John Erickson, University of Nebraska at Omaha, johnerickson@unomaha.edu
Xin Tan, Fairleigh Dickinson University, xtan@fdu.edu
Keng Siau, Missouri University of Science and Technology, siauk@mst.edu

This mini-track recognizes the important roles modeling languages, methodologies, methods, techniques, and tools play in the systems development process as well as a continuing thematic relevance to systems developers, modelers, and theorists. The mini-track highlights the ongoing growth, innovation, and creativity in this field. As an established and successful AMCIS and SIGSAND component since 2003, the mini-track provides a forum for researchers, educators, and practitioners working in the areas of systems analysis and design, method engineering, and modeling language development, use, modification, and assessment. This mini-track also serves as an outlet for studies in theory development, design science, and behavioral science. An objective of this mini-track is to work toward a more standardized set of concepts which would in turn benefit researchers, educators, and practitioners in this field. We welcome both technical and empirical pieces, and are open to all aspect of research methods (e.g., survey, experimentation, case studies, action research, etc.).

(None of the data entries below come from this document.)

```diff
@@ -664,7 +667,7 @@
                     tile_stash(sm.t, rb_);
                     __syncthreads();
                     if (s + 1 < q) {
-                        if (!BELOW && alive) alive = flag_wait(&rowdone[p0 + q + 1], s + 2);
+                        if (WAITS && alive) alive = flag_wait(&rowdone[p0 + q + 1], s + 2);
                         tile_fetch<AUX_SC1>(ra, ga, elem(r, s + 1), ld);
                         tile_fetch<AUX_SC1>(rb_, ga, elem(q + 1, s + 1), ld);
                     }
@@ -694,7 +697,7 @@
                             tacc[i >> 2] = acc;
                         }
             };
-            if (!BELOW && alive) alive = flag_wait(&xready[p0 + q], 1);
+            if (WAITS && alive) alive = flag_wait(&xready[p0 + q], 1);
             tile_fetch<AUX_SC1, 0, 4>(ra, gx, elem(q, q), ld);
             __syncthreads();
             tile_stash<0, 4>(sm.x, ra);
@@ -703,7 +706,7 @@
             l_block(1);
             __syncthreads();
             if (!BELOW) t_terms(0, 2);
-            if (!BELOW && alive) alive = flag_wait(&xready[p0 + q], 2);
+            if (WAITS && alive) alive = flag_wait(&xready[p0 + q], 2);
             if (last) lap(-1);
             tile_fetch<AUX_SC1, 4, 8>(ra, gx, elem(q, q), ld);
             tile_stash<4, 8>(sm.x, ra);
@@ -714,7 +717,7 @@
             __syncthreads();
             if (last) lap(1);
             tile_store_from_lds<AUX_SC1>(ga, elem(r, q), ld, sm.lb);
-            if constexpr (!BELOW) {
+            if (!BELOW) {
                 t_terms(2, 4);
                 int i = 0;
 #pragma unroll
@@ -728,7 +731,7 @@
                         }
             }
             if (more) {
-                if (!BELOW && alive) alive = flag_wait(&rowdone[p0 + q + 1], q + 1);
+                if (WAITS && alive) alive = flag_wait(&rowdone[p0 + q + 1], q + 1);
                 tile_fetch<AUX_SC1>(rb_, ga, elem(q + 1, q), ld);
                 tile_stash(sm.t, rb_);
                 row_done(q + 1);
@@ -751,7 +754,10 @@
         for (int e = t; e < PANEL * PANEL; e += 256) sm.x[e >> 6][e & 63] = 0.0;
         __syncthreads();
     }
-    if constexpr (BELOW) return;
+    if (BELOW) {
+        if (WAITS && !alive && t == 0) __hip_atomic_store(info, INFO_HANDOFF_TIMEOUT, __ATOMIC_RELAXED, __HIP_MEMORY_SCOPE_AGENT);
+        return;
+    }
     lap(4);
     const int first_bad = diag_tile_factor(sm, lane, wave, [&](int rowblock) {
 #pragma unroll
@@ -781,6 +787,18 @@
     flag_publish(&xready[p0 + r], 2);
     lap(6);
     if (timing && lane == 0) atomicAdd(reinterpret_cast<unsigned long long *>(&g_panel_cycles[15]), 1ull);
+}
+
+template <bool BELOW>
+__global__ __launch_bounds__(256) void k_chol_chain(double *__restrict__ Aall, int ld, int K0, int nb, double *__restrict__ Xall,
+                                                    int *__restrict__ info, int *__restrict__ flags_all, int dbg) {
+    extern __shared__ __attribute__((aligned(16))) char smem_raw[];
+    chol_chain_walk<BELOW ? BELOW_ROWS : CHAIN_ROWS>(*reinterpret_cast<PanelSmem *>(smem_raw), Aall, ld, K0, nb, Xall, info, flags_all, dbg);
+}
+__global__ __launch_bounds__(256) void k_chol_chain_below(double *__restrict__ Aall, int ld, int K0, int nb, double *__restrict__ Xall,
+                                                          int *__restrict__ info, int *__restrict__ flags_all, int dbg) {
+    extern __shared__ __attribute__((aligned(16))) char smem_raw[];
+    chol_chain_walk<CHAIN_AND_BELOW>(*reinterpret_cast<PanelSmem *>(smem_raw), Aall, ld, K0, nb, Xall, info, flags_all, dbg);
 }
 
 struct RowsBelowSmem {
@@ -967,6 +985,7 @@
     if (chain) {
         SLK_LDS_OPT_IN(k_chol_chain<false>, sizeof(PanelSmem));
         SLK_LDS_OPT_IN(k_chol_chain<true>, sizeof(PanelSmem));
+        SLK_LDS_OPT_IN(k_chol_chain_below, sizeof(PanelSmem));
         SLK_LDS_OPT_IN(k_chol_rows_below, sizeof(RowsBelowSmem));
     }
     int inv_done[2][16] = {{0}, {0}};
@@ -1010,10 +1029,20 @@
     for (int K0 = 0; K0 < ld; K0 += OUTER) {
         const int K1 = K0 + OUTER < ld ? K0 + OUTER : ld;
         if (chain) {
-            const int nb = (K1 - K0) / PANEL, below_tiles = (ld - K1) / PANEL;
+            const int nb = (K1 - K0) / PANEL;
+            int below_tiles = (ld - K1) / PANEL;
             const double e = 64.0 * nb;
-            SLK_RUN_W("chol_chain", Bd * e * e * e / 3.0, Bd * 12.0 * e * e, nb * batch, s,
-                      k_chol_chain<false><<<dim3(nb, 1, B), 256, sizeof(PanelSmem), s>>>(A, ld, K0, nb, X, info, flags, opt(OPT_WIN_DBG) & 8));
+            const int cc = opt(OPT_CHAIN_CARRIES_BELOW);
+            const bool carry = below_tiles > 0 && !lookahead && opt(OPT_ROWS_BELOW_WIDE) == 0 && (nb + below_tiles) * batch <= CHAIN_CARRY_CAP &&
+                               (cc == 1 || (cc == 0 && CHAIN_CARRY_BY_RULE));
+            if (carry) {
+                SLK_RUN_W("chol_chain", Bd * (e * e * e / 3.0 + 64.0 * below_tiles * e * e), Bd * (12.0 * e * e + 16.0 * 64 * below_tiles * e + 4.0 * e * e),
+                          (nb + below_tiles) * batch, s,
+                          k_chol_chain_below<<<dim3(nb + below_tiles, 1, B), 256, sizeof(PanelSmem), s>>>(A, ld, K0, nb, X, info, flags, opt(OPT_WIN_DBG) & 8));
+                below_tiles = 0;
+            } else
+                SLK_RUN_W("chol_chain", Bd * e * e * e / 3.0, Bd * 12.0 * e * e, nb * batch, s,
+                          k_chol_chain<false><<<dim3(nb, 1, B), 256, sizeof(PanelSmem), s>>>(A, ld, K0, nb, X, info, flags, opt(OPT_WIN_DBG) & 8));
             if (below_tiles > 0 && forked >= 0) {
                 SLK_HIP(hipStreamWaitEvent(s, helper.events[EV * forked + 1], 0));
                 forked = -1;
```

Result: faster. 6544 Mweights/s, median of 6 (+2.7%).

Mini-Track 2: General Systems Analysis & Design Processes

Solomon Antony, Murray State University, santony@murraystate.edu
Akhilesh Bajaj, University of Tulsa, akhilesh-bajaj@utulsa.edu
Dinesh Batra, Florida International University, batra@fiu.edu

The objective of this mini-track is to bring together work on various processes that are adopted by an organization during the systems analysis and design phases of systems development or the purchase of off-the-shelf systems. These works include but are not limited to work process analysis, distributed and global aspects of team collaboration, and prototype development processes. Researchers can present technical, empirical, cognitive, pedagogical, theoretical, or applied aspects of processes related to Systems Analysis and Design, highlighting the continuing fundamental position of systems analysis and design in the IS discipline. Papers may cover topics including exploration and exploitation in software development, issues in managing globally distributed projects, and improving project management practices to address success dimensions such as scope, schedule, costs, and quality as well as co-creation of value for the customer. Work specific to modeling or agile development should be submitted to the relevant mini-tracks in this track.

Mini-Track 3: Contemporary Issues in Agile Development

VenuGopal Balijepally, Oakland University, balijepa@oakland.edu
Sridhar Nerur, University of Texas Arlington, snerur@uta.edu
Torgeir Dingsøyr, SINTEF ICT, torgeir.dingsoyr@sintef.no
Nils Brede Moe, SINTEF ICT, nils.b.moe@sintef.no

The Agile manifesto, which introduced agile methodologies, is now more than a decade old. During this period, these methodologies have seen increased acceptance among software developers. This brings to the fore a number of research issues—adoption and/or adaptation of agile methods, agile project management, social aspects of agile development, distributed agile development, scalability of agile methodologies, and enterprise agility, to name but a few. The incorporation of myriad practices, particularly those advocated by lean principles, has only rendered the term “agility” more nebulous. Prospective research topics include lean and agile practices and their synergies/differences, and the role of agile/lean principles in facilitating flexible enterprise architectures. Considering the rapid growth of agile development practices, the Project Management Institute (PMI) recently introduced a new certification program focused on agile project management. This is expected to further consolidate and spread the use of agile development. Some illustrative project management aspects of agile development in need of research attention include cost and schedule estimation/planning, resource allocation, risk management, and change control management. This mini-track will provide a forum for researchers to address fundamental issues regarding agile development practices as well as contemporary topics raised by its widespread acceptance and use.